Stuart put his gun down, panted, tongue out, tail wagging, and dashed at Hedwig. He knelt at her feet and undid what he’d just done. He was so intent on earning that gold star from his boss for his miserable chart that he never saw her foot coming up
toward his chin. She got three good, hard kicks in before he threw himself on her and pinned her to the couch.
Caleb and Rowdy laughed their damn asses off.
“Bro!” Caleb was jubilant. “She got you good.”
The brothers smacked their hands together in a mangled high five even though one of Rowdy’s hands was wrapped in heavy bandages. Tied up, injured, and held captive they were having a good time.
“Score,” said Rowdy. “Much respect.” He kept his hair longer than Caleb, which was one way to tell them apart, but they didn’t present as twins. Not entirely. Rowdy was stockier than his brother. And more likely to fly off the handle; whereas Caleb was more likely to keep an even head.
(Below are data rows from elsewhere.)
template <class M>
__global__ void __launch_bounds__(LaunchCfg<M>::NT, LaunchCfg<M>::MIN_BLOCKS)
nuts_transition_kernel(NutsArgs a, int staged, int stage_offset, int rec_doubles) {
    extern __shared__ double smem[];
    constexpr int G = M::GROUP;
    constexpr int NW = LaunchCfg<M>::NT / 32;
    __shared__ int s_tail;
    __shared__ int s_cnt[2][NW];
    if (threadIdx.x == 0) s_tail = 0;
    M model(a.model, stage_model<M>(a.model, smem, staged, stage_offset));
    if constexpr (TailCfg<M>::ON) __syncthreads();
    const unsigned lane_id = threadIdx.x & 31u;
    Lane<M> lane;
    lane.idle_init(model, (int)(lane_id % G));
    lane.stg = M::STAGE ? smem + staged + (size_t)threadIdx.x * nuts_stage_stride(M::STATIC_NL) : nullptr;
    double* ws = a.ws + (size_t)(blockIdx.x * blockDim.x + threadIdx.x) * rec_doubles;
    constexpr unsigned kLeaders = G == 1 ? 0xffffffffu : 0x11111111u;
    const unsigned group_first = lane_id & ~(unsigned)(G - 1);
    bool drained = false;
    const unsigned admit_parity = a.g_in ? 1u : 0u;
    bool reported = false;
    for (unsigned trip = 0;; ++trip) {
        if constexpr (TailCfg<M>::ON) {
            if (*(volatile int*)&s_tail == NW) break;
        }
        const bool admit = !AlignCfg<M>::ON || ((trip & 1u) == admit_parity);
        const bool want = (lane.phase == kIdle) && !drained && admit;
        const unsigned m = __ballot_sync(0xffffffffu, want) & kLeaders;
        if (m) {
            const int leader = __ffs(m) - 1;
            unsigned long long base = 0;
            if ((int)lane_id == leader) base = atomicAdd(a.queue, (unsigned long long)__popc(m));
            base = __shfl_sync(0xffffffffu, base, leader);
            if (want) {
                const long long p = (long long)base + __popc(m & ((1u << group_first) - 1u));
                if (p < a.N) lane.begin(a, model, p, ws);
                else drained = true;
            }
            if constexpr (TailCfg<M>::ON) {
                if (!reported && __any_sync(0xffffffffu, drained)) {
                    if (lane_id == 0) atomicAdd(&s_tail, 1);
                    reported = true;
                }
            }
        }
        if (__all_sync(0xffffffffu, lane.phase == kIdle)) {
            if (!AlignCfg<M>::ON || __all_sync(0xffffffffu, drained)) break;
            continue;
        }
        if (lane.phase != kIdle) { lane.pre_eval(a); lane.prefetch_ck(); }
        double A, B, g[M::NLOC];
        if constexpr (G > 1) __syncwarp();
        model.eval(lane.xa, a.phi, A, B, g);
        lane.take_grad(g);
        if (lane.phase != kIdle) lane.post_eval(a, A, B);
    }
    if constexpr (TailCfg<M>::ON) {
        Lane<M>* exch = reinterpret_cast<Lane<M>*>(a.exchange) + (size_t)blockIdx.x * blockDim.x;
        const int warp = threadIdx.x >> 5;
        constexpr int kPerWarp = 32 / G;
        for (unsigned trip = 0;; ++trip) {
            const bool act = lane.phase != kIdle;
            const unsigned b = __ballot_sync(0xffffffffu, act) & kLeaders;
            if (lane_id == 0) s_cnt[trip & 1u][warp] = __popc(b);
            __syncthreads();
            int total = 0, before = 0, have = 0;
#pragma unroll
            for (int w = 0; w < NW; ++w) {
                const int c = s_cnt[trip & 1u][w];
                total += c;
                before += (w < warp) ? c : 0;
                have += (c > 0) ? 1 : 0;
            }
            if (total == 0) break;
            if (have > (total + kPerWarp - 1) / kPerWarp) {
                if (act) exch[(before + __popc(b & ((1u << group_first) - 1u))) * G + lane.sub] = lane;
                __threadfence();
                __syncthreads();
                if ((int)threadIdx.x < total * G) {
                    double* const stg = lane.stg;
                    lane = exch[threadIdx.x];
                    lane.stg = stg;
                } else {
                    lane.phase = kIdle;
                }
            }
            if (__all_sync(0xffffffffu, lane.phase == kIdle)) continue;
            if (lane.phase != kIdle) { lane.pre_eval(a); lane.prefetch_ck(); }
            double A, B, g[M::NLOC];
            if constexpr (G > 1) __syncwarp();
            model.eval(lane.xa, a.phi, A, B, g);
            lane.take_grad(g);
            if (lane.phase != kIdle) lane.post_eval(a, A, B);
        }
    }
}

Hedwig didn’t know why she thought that, but in the short time she’d been around them she’d divided them into “the one who ran cool; the sensitive brother you’d talk to” (Caleb) and “the other who ran hot; the boy who might blow things up just to see that it could be done” (Rowdy).
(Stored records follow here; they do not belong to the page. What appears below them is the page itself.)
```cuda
inline int run_field_tc(nfb_handle* h, int level, const FieldArgs& a, cudaStream_t s) {
  const TcProgram& prog = h->tcprog[level];
  if (a.warp_only && (prog.n_warp == 0 || !a.warped)) return fail("warp pass without a warp net or an output");
  if (!a.warp_only && a.use_warp && prog.n_warp > 0 && !a.points)
    return fail("the NeRF pass of a warped model needs the warp pass's points");
  const int mb = (a.warp_only && prog.warp_mb == 2 && !(a.debug & kDebugOneRowBlock)) ? 2 : 1;
  const long long rows_per_tile = (long long)mb * kTileRows;
  const long long tiles = (a.num_rows + rows_per_tile - 1) / rows_per_tile;
  if (tiles > 0x7fffffffLL) return fail("too many rows for one launch");
  const bool fuse = a.ray_out != nullptr && !a.warp_only;
  if (fuse && (a.samples_per_ray % kTileRows != 0 || a.num_rows % a.samples_per_ray != 0))
    return fail("fused composite needs samples_per_ray to be a multiple of %d", kTileRows);
  const long long groups = fuse ? a.num_rows / a.samples_per_ray : tiles;
  const int grid = (int)std::min<long long>(groups, h->sm_count);
  const bool x3 = h->cfg.precision == NFB_PREC_FP16X3;
  auto kernel = x3 ? (mb == 2 ? field_wg_kernel<true, 2> : field_wg_kernel<true, 1>)
                   : (mb == 2 ? field_wg_kernel<false, 2> : field_wg_kernel<false, 1>);
  kernel<<<grid, kWgThreads, kWgSmemBytes, s>>>(prog, a, h->d_wpack, h->d_aux, (int)tiles);
  cudaError_t e = cudaGetLastError();
  if (e != cudaSuccess) return fail("field_wg_kernel launch failed: %s", cudaGetErrorString(e));
  h->launches++;
  return 0;
}

}
// ... 2 lines not shown
```

nerfies_b200/csrc/field_tc3.cuh:

```cuda
#pragma once
#include <cuda_fp16.h>

#include "common.cuh"
#include "tc_common.cuh"

namespace nfb {
namespace tc3 {

using namespace nfb::tc;

__device__ __forceinline__ void split_pair(float a, float b, uint32_t& hi, uint32_t& lo) {
  asm("cvt.rn.satfinite.f16x2.f32 %0, %1, %2;" : "=r"(hi) : "f"(b), "f"(a));
  float fa, fb;
  asm("{\n\t.reg .f16 l, h;\n\tmov.b32 {l, h}, %2;\n\tcvt.f32.f16 %0, l;\n\tcvt.f32.f16 %1, h;\n\t}"
      : "=f"(fa), "=f"(fb) : "r"(hi));
  asm("cvt.rn.satfinite.f16x2.f32 %0, %1, %2;" : "=r"(lo) : "f"(b - fb), "f"(a - fa));
}

__device__ __forceinline__ void store_chunk_x3(uint8_t* bh, uint8_t* bl, int row, int chunk, const float* v) {
  uint4 qh, ql;
  split_pair(v[0], v[1], qh.x, ql.x);
  split_pair(v[2], v[3], qh.y, ql.y);
  split_pair(v[4], v[5], qh.z, ql.z);
  split_pair(v[6], v[7], qh.w, ql.w);
// ... 67 lines not shown
          const float t = a32[c] + kHalfPiF;
          const double eps = ((double)t - (double)a32[c]) - 1.57079632679489661923;
          const double v64 = fma(-sn[c], eps, fma(cs[c], -0.5 * eps * eps, cs[c]));
          const float v = (float)v64;
          feat[kc - 32 * kHS] = window ? w * v : v;
        }
        const double s2 = 2.0 * sn[c] * cs[c];
        const double c2 = fma(-2.0 * sn[c], sn[c], 1.0);
        sn[c] = s2; cs[c] = c2;
        a32[c] = a32[c] * 2.0f;
      }
    }
  }
  const int d = 3 + 6 * F;
#pragma unroll
  for (int j = 0; j < 32; ++j) {
    const int k = 32 * kHS + j;
    if (k >= d && k < d + n_extra) feat[j] = __ldg(extra + (k - d));
  }
#pragma unroll
  for (int c = 0; c < 4; ++c) store_chunk_x3(bh, bl, r, 4 * kHS + c, feat + 8 * c);
}

__device__ __forceinline__ void cond_to_block_x3(uint8_t* bh, uint8_t* bl, int r, const float* __restrict__ cond,
                                                 int n, int c_begin, int c_end) {
#pragma unroll 1
  for (int c = c_begin; c < c_end; ++c) {
    float v[8];
#pragma unroll
    for (int j = 0; j < 8; ++j) {
      const int k = c * 8 + j;
      v[j] = k < n ? __ldg(cond + k) : 0.f;
    }
    store_chunk_x3(bh, bl, r, c, v);
  }
}

}
}
```

nerfies_b200/csrc/nfb_handle.h:

```cpp
#pragma once
#include <cuda_runtime.h>

#include <cmath>
#include <cstdarg>
#include <cstdio>
#include <cstring>
#include <string>
#include <vector>

#include "../../include/nerfies_b200.h"
#include "common.cuh"
#include "ray_kernels.cuh"
#include "tc_program.cuh"

namespace {

thread_local std::string g_error;

int fail(const char* fmt, ...) {
  char buf[1024];
  va_list ap;
  va_start(ap, fmt);
  vsnprintf(buf, sizeof(buf), fmt, ap);
  va_end(ap);
// ... 54 lines not shown
  long long launches = 0;
  bool profiling = false;
  cudaEvent_t ev[2][2] = {{nullptr, nullptr}, {nullptr, nullptr}};
  bool ev_valid[2] = {false, false};
  nfb::CondLayout cond_layout{};
  int sm_count = 132;
  nfb::Net time_net{};
  float time_alpha = 0.f;
  cudaStream_t last_stream = nullptr;
  bool last_stream_valid = false;
  cudaEvent_t ev_order = nullptr;
  float* d_tape = nullptr; long long tape_floats = 0;
  float *d_gpacked = nullptr, *d_gwarp = nullptr, *d_gapp = nullptr, *d_gcam = nullptr;
  float *d_dcond = nullptr, *d_tr_out = nullptr, *d_tr_w = nullptr, *d_loss = nullptr;
  float* d_ttape = nullptr; long long ttape_floats = 0;
  float* d_time_tape = nullptr; long long time_tape_floats = 0;
  int* d_sel = nullptr; long long sel_cap = 0;
  int train_precision = NFB_TRAIN_FP32;
  int debug_bits = 0;
  nfb::tc::TcProgram tcprog[2];
  unsigned char* d_wpack = nullptr;
  float* d_aux = nullptr;
  long long wpack_bytes = 0, aux_floats = 0;
  struct TcPackJob { int level, step, chunk; int simt_w_off, ld, n, n0, k_total; std::vector<int> k_map; };
  std::vector<TcPackJob> tc_jobs;
  struct TcAuxJob { int src_off, count, stride, dst_off; };
  std::vector<TcAuxJob> tc_aux_jobs;
};
```

nerfies_b200/csrc/ray_kernels.cuh:

```cuda
#pragma once
#include <math_constants.h>

#include "../../include/nerfies_b200.h"
#include "common.cuh"

namespace nfb {

struct CondLayout {
  int G, tc, ac, dv, cc;
  int A, C;
  int stride;
  __host__ __device__ int rc() const { return dv + ac + cc; }
};

inline CondLayout cond_layout(const nfb_config& c) {
  CondLayout L{};
  L.G = c.warp_field_type != NFB_WARP_NONE ? c.num_warp_features : 0;
  L.A = c.num_appearance_features;
  L.C = c.num_camera_features;
  L.tc = (c.use_appearance_metadata && c.use_trunk_condition) ? L.A : 0;
  L.ac = (c.use_appearance_metadata && c.use_alpha_condition) ? L.A : 0;
  L.dv = c.use_viewdirs ? 3 + 6 * c.num_nerf_viewdir_freqs : 0;
  L.cc = c.use_camera_metadata ? L.C : 0;
  L.stride = L.G + L.tc + L.ac + L.rc();
// ... 40 lines not shown
__global__ void ray_cond_kernel(const CondArgs a) {
  const CondLayout& L = a.layout;
  const long long idx = (long long)blockIdx.x * blockDim.x + threadIdx.x;
  if (idx >= (long long)a.num_rays * L.stride) return;
  const int ray = (int)(idx / L.stride);
  int j;
  const CondSource src = cond_source(L, (int)(idx - (long long)ray * L.stride), j);
  auto embed = [&](const unsigned* ids, const float* table, int n, int width) {
    if (a.encoded && ids) return reinterpret_cast<const float*>(ids)[(size_t)ray * width + j];
    return table[embed_row(ids, ray, n) * width + j];
  };
  float v = 0.f;
  if (src == kCondWarp) {
    v = embed(a.warp_id, a.warp_table, a.n_warp, L.G);
  } else if (src == kCondApp) {
    v = embed(a.app_id, a.app_table, a.n_app, L.A);
  } else if (src == kCondCam) {
    v = embed(a.cam_id, a.cam_table, a.n_cam, L.C);
  } else if (src == kCondViewdir) {
    const float d[3] = {a.viewdirs[ray * 3 + 0], a.viewdirs[ray * 3 + 1], a.viewdirs[ray * 3 + 2]};
    v = (j < 3) ? d[j] : posenc_feature(d, j - 3);
  }
  a.cond[idx] = v;
}

constexpr int kTimeRays = 8;
constexpr int kTimeThreads = 128;
constexpr int kTimeMaxIn = 40;

__device__ __forceinline__ float time_encoding(float t, int k, const float* window) {
  if (k == 0) return t;
  const int f = (k - 1) >> 1, which = (k - 1) & 1;
  float ang = t * exp2f((float)f);
  if (which) ang = ang + kHalfPiF;
  return window[f] * sinf(ang);
}

struct TimeArgs {
  const float* params;
  Net net;
  const float* time_f;
  const unsigned* time_id;
  int F;
  float window[20];
  int blend;
  float time_alpha;
// ... 266 lines not shown
```

nerfies_b200/csrc/tc_program.cuh:

```cuda
#pragma once
#include <stdint.h>

namespace nfb {
namespace tc {

constexpr int kMaxTcSteps = 24;
constexpr int kSrcIn = 4;
constexpr int kAlphaCondOff = 256;

enum Epi { kEpiHidden = 0, kEpiWarpHeads = 1, kEpiRgbOut = 2 };

struct TcStep {
  uint32_t w_off;
  int nkb;
  int src[6];
  int n_chunks;
  int chunk_n;
  int b_off;
  int epi;
  int relu;
  int alpha_dot;
  int write_cond;
};

struct TcProgram {
  int n_steps;
  TcStep steps[kMaxTcSteps];
  int n_warp;
  int warp_mb;
  int warp_type, Fw, G, Fp, rc, cond_stride, sigma_act;
  int tc, ac;
  int ac_off, rc_off;
  int warp_pivot, warp_trans;
  int alpha_w_off, alpha_b_off;
  int scale_off;
};

}
}
```

Baseline: 128.9 million.

## Fold linear bottleneck layer into next layer and precompute per-ray condition bias

For the fp16x3 path, the linear (no-activation) bottleneck layer is algebraically folded into the following RGB hidden layer and into the alpha head, with the combined weights computed once in double precision at pack time. The condition-dependent part of that layer's input is turned into a per-ray bias vector (and a per-ray alpha offset) by a new small kernel launched before each field pass, so the tensor-core kernel skips one GEMM and the condition-to-block staging. This adds a kernel launch, a per-ray bias buffer read in the epilogue, and some fp32 rounding differences from the reassociated arithmetic.

```diff
diff --git a/nerfies_b200/csrc/field_simt.cuh b/nerfies_b200/csrc/field_simt.cuh
--- a/nerfies_b200/csrc/field_simt.cuh
+++ b/nerfies_b200/csrc/field_simt.cuh
@@ -35,6 +35,8 @@
   float* ray_out;
   float* ray_weights;
   int white_bg, sample_at_infinity;
+  const float* ray_bias;
+  const float* ray_alpha;
 };
 
 __device__ __forceinline__ void cp_async16(void* smem, const void* gmem) {
diff --git a/nerfies_b200/csrc/field_tc.cuh b/nerfies_b200/csrc/field_tc.cuh
--- a/nerfies_b200/csrc/field_tc.cuh
+++ b/nerfies_b200/csrc/field_tc.cuh
@@ -55,21 +55,8 @@
     posenc_fast_to_block(in_block, r, x, F, window, extra, n_extra, 4 * hs, 4 * hs + 4);
   }
 }
-__device__ __forceinline__ void cond_to_block(uint8_t* block, int r, const float* __restrict__ cond,
-                                              int n, int c_begin = 0, int c_end = 8) {
-#pragma unroll 1
-  for (int c = c_begin; c < c_end; ++c) {
-    float v[8];
-#pragma unroll
-    for (int j = 0; j < 8; ++j) {
-      const int k = c * 8 + j;
-      v[j] = k < n ? __ldg(cond + k) : 0.f;
-    }
-    store_chunk(block, r, c, v);
-  }
-}
-
-template <bool kX3, uint32_t kBlkBytes>
+
+template <bool kX3, uint32_t kBlkBytes, int kRows = 3>
 __device__ __forceinline__ void epi_chunk(const float* acc, int c, const float* __restrict__ bias, float inv_s,
                                           bool relu, bool adot, const float* __restrict__ aw, float& al0,
                                           float& al1, uint8_t* act_hi, uint32_t* lo, int arow, int lq) {
@@ -90,6 +77,7 @@
     const uint32_t blk = (uint32_t)(2 * c + (j >> 3)) * kBlkBytes + 4 * lq;
 #pragma unroll
     for (int h = 0; h < 2; ++h) {
+      if (!((kRows >> h) & 1)) continue;
       const uint32_t off = blk + swz_off(arow + 8 * h, j & 7);
       const float a = v[2 * h], bb = v[2 * h + 1];
       uint32_t hi;
@@ -114,14 +102,23 @@
   }
 }
 
-template <bool kX3>
+__device__ __forceinline__ void cond_to_block(uint8_t* block, int r, const float* __restrict__ cond,
+                                              int n, int c_begin, int c_end) {
+#pragma unroll 1
+  for (int c = c_begin; c < c_end; ++c) {
+    float v[8];
+#pragma unroll
+    for (int j = 0; j < 8; ++j) {
+      const int k = c * 8 + j;
+      v[j] = k < n ? __ldg(cond + k) : 0.f;
+    }
+    store_chunk(block, r, c, v);
+  }
+}
+
 __device__ __noinline__ float alpha_cond_dot(const float* __restrict__ cond, const float* __restrict__ w, int n) {
   float a = 0.f;
-  for (int j = 0; j < n; ++j) {
-    float wj = __ldg(w + j);
-    if constexpr (!kX3) wj = __bfloat162float(__float2bfloat16_rn(wj));
-    a = fmaf(__ldg(cond + j), wj, a);
-  }
+  for (int j = 0; j < n; ++j) a = fmaf(__ldg(cond + j), __bfloat162float(__float2bfloat16_rn(__ldg(w + j))), a);
   return a;
 }
 
@@ -137,7 +134,8 @@
 constexpr int kWgThreads = 384;
 constexpr int kAlphaOff = 14 * kABlockBytes;
 constexpr int kScanOff = kAlphaOff + 512;
-constexpr int kBarOff = kScanOff + 256;
+constexpr int kRayOff = kScanOff + 256;
+constexpr int kBarOff = kRayOff + 512;
 constexpr int kWgSmemBytes = kBarOff + 256;
 template <bool kX3, int kMB>
 struct WgSmem {
@@ -242,12 +240,11 @@
     const int lr = kMB == 2 ? t : (t & 63);
     const int r = kWgRows * cw + lr;
     const int h0 = kMB == 2 ? 0 : t >> 6, h1 = kMB == 2 ? 2 : h0 + 1;
-    const int cb = h0 * 4, ce = cb + 4;
     uint8_t* act_hi = base;
     uint8_t* inh = base + Smem::kInOff;
-    uint8_t* inl = inh + kBlk;
     float* alpha_s = reinterpret_cast<float*>(base + kAlphaOff);
     float* scan_s = reinterpret_cast<float*>(base + kScanOff);
+    int* ray_s = reinterpret_cast<int*>(base + kRayOff);
     const uint32_t rows_off = (uint32_t)(kWgRows * cw * kRowBytes);
     float* scr = reinterpret_cast<float*>(base + rows_off);
     const uint32_t ring_a = smem_u32(base + Smem::kRingOff);
@@ -265,6 +262,7 @@
       if (!row.valid) m = args.num_rows - 1;
       row.m = m;
       row.ray = m / S;
+      if (!warp_pass && h0 == 0) ray_s[r] = (int)row.ray;
       const float z = args.z_vals ? __ldg(args.z_vals + m) : 0.f;
       float org[3], dir[3];
 #pragma unroll
@@ -352,18 +350,29 @@
           const float* aw = aux + prog.alpha_w_off;
           if constexpr (kMB == 1) {
             float al0 = 0.f, al1 = 0.f;
-            epi_chunk<kX3, kBlk>(acc0, 0, bias, inv_s, relu, adot, aw, al0, al1, act_hi, lo, arow, lq);
-            if (st.n_chunks == 2)
-              epi_chunk<kX3, kBlk>(acc1, 1, bias, inv_s, relu, adot, aw, al0, al1, act_hi, lo, arow, lq);
+            if (kX3 && st.ray_bias) {
+              const int cols = 128 * st.n_chunks;
+              const float* rb = args.ray_bias + (size_t)ray_s[arow] * cols;
+              epi_chunk<kX3, kBlk, 1>(acc0, 0, rb, inv_s, relu, false, aw, al0, al1, act_hi, lo, arow, lq);
+              if (st.n_chunks == 2) epi_chunk<kX3, kBlk, 1>(acc1, 1, rb, inv_s, relu, false, aw, al0, al1, act_hi, lo, arow, lq);
+              rb = args.ray_bias + (size_t)ray_s[arow + 8] * cols;
+              epi_chunk<kX3, kBlk, 2>(acc0, 0, rb, inv_s, relu, false, aw, al0, al1, act_hi, lo, arow, lq);
+              if (st.n_chunks == 2) epi_chunk<kX3, kBlk, 2>(acc1, 1, rb, inv_s, relu, false, aw, al0, al1, act_hi, lo, arow, lq);
+            } else {
+              epi_chunk<kX3, kBlk>(acc0, 0, bias, inv_s, relu, adot, aw, al0, al1, act_hi, lo, arow, lq);
+              if (st.n_chunks == 2)
+                epi_chunk<kX3, kBlk>(acc1, 1, bias, inv_s, relu, adot, aw, al0, al1, act_hi, lo, arow, lq);
+            }
             if (adot) {
               al0 += __shfl_xor_sync(0xffffffffu, al0, 1); al0 += __shfl_xor_sync(0xffffffffu, al0, 2);
               al1 += __shfl_xor_sync(0xffffffffu, al1, 1); al1 += __shfl_xor_sync(0xffffffffu, al1, 2);
               if (lq == 0) { alpha_s[arow] = al0; alpha_s[arow + 8] = al1; }
             }
-            if (st.write_cond) {
-              const float* cond = args.cond + row.ray * prog.cond_stride + prog.rc_off;
-              if constexpr (kX3) tc3::cond_to_block_x3(inh, inl, r, cond, prog.rc, cb, ce);
-              else cond_to_block(inh, r, cond, prog.rc, cb, ce);
+            if constexpr (!kX3) {
+              if (st.write_cond) {
+                const float* cond = args.cond + row.ray * prog.cond_stride + prog.rc_off;
+                cond_to_block(inh, r, cond, prog.rc, 4 * h0, 4 * h0 + 4);
+              }
             }
           } else {
             float al0 = 0.f, al1 = 0.f;
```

Stuart peeled himself off her, his hand over his bloody nose and split lip, and dug under the table with his free hand, swearing up a storm. He eventually found a bit of gauze and held it to his face, but the blood was flowing freely and Hedwig had a whole minute of triumph before he turned back to face her.
“You’re going to pay for that, bitch.”
She tsked at him through her teeth. Even if she couldn’t get away, there was no way the twins would let anything bad happen to her. She snuck a look over at the other couch. How were they so composed? They were lolling. Actually relaxed. Like, leaning back and grinning. She needed to take a leaf out of their books and feign chill even if it was the last thing she felt.
Just as her spine hit the back of the couch, Stuart was back, grabbing at her wrists and pulling her to her feet.
Hanzlik took two steps and was beside them. “Are you left handed or right?”
“Don’t, Mac. Don’t do it.” Caleb leapt up, no longer chill.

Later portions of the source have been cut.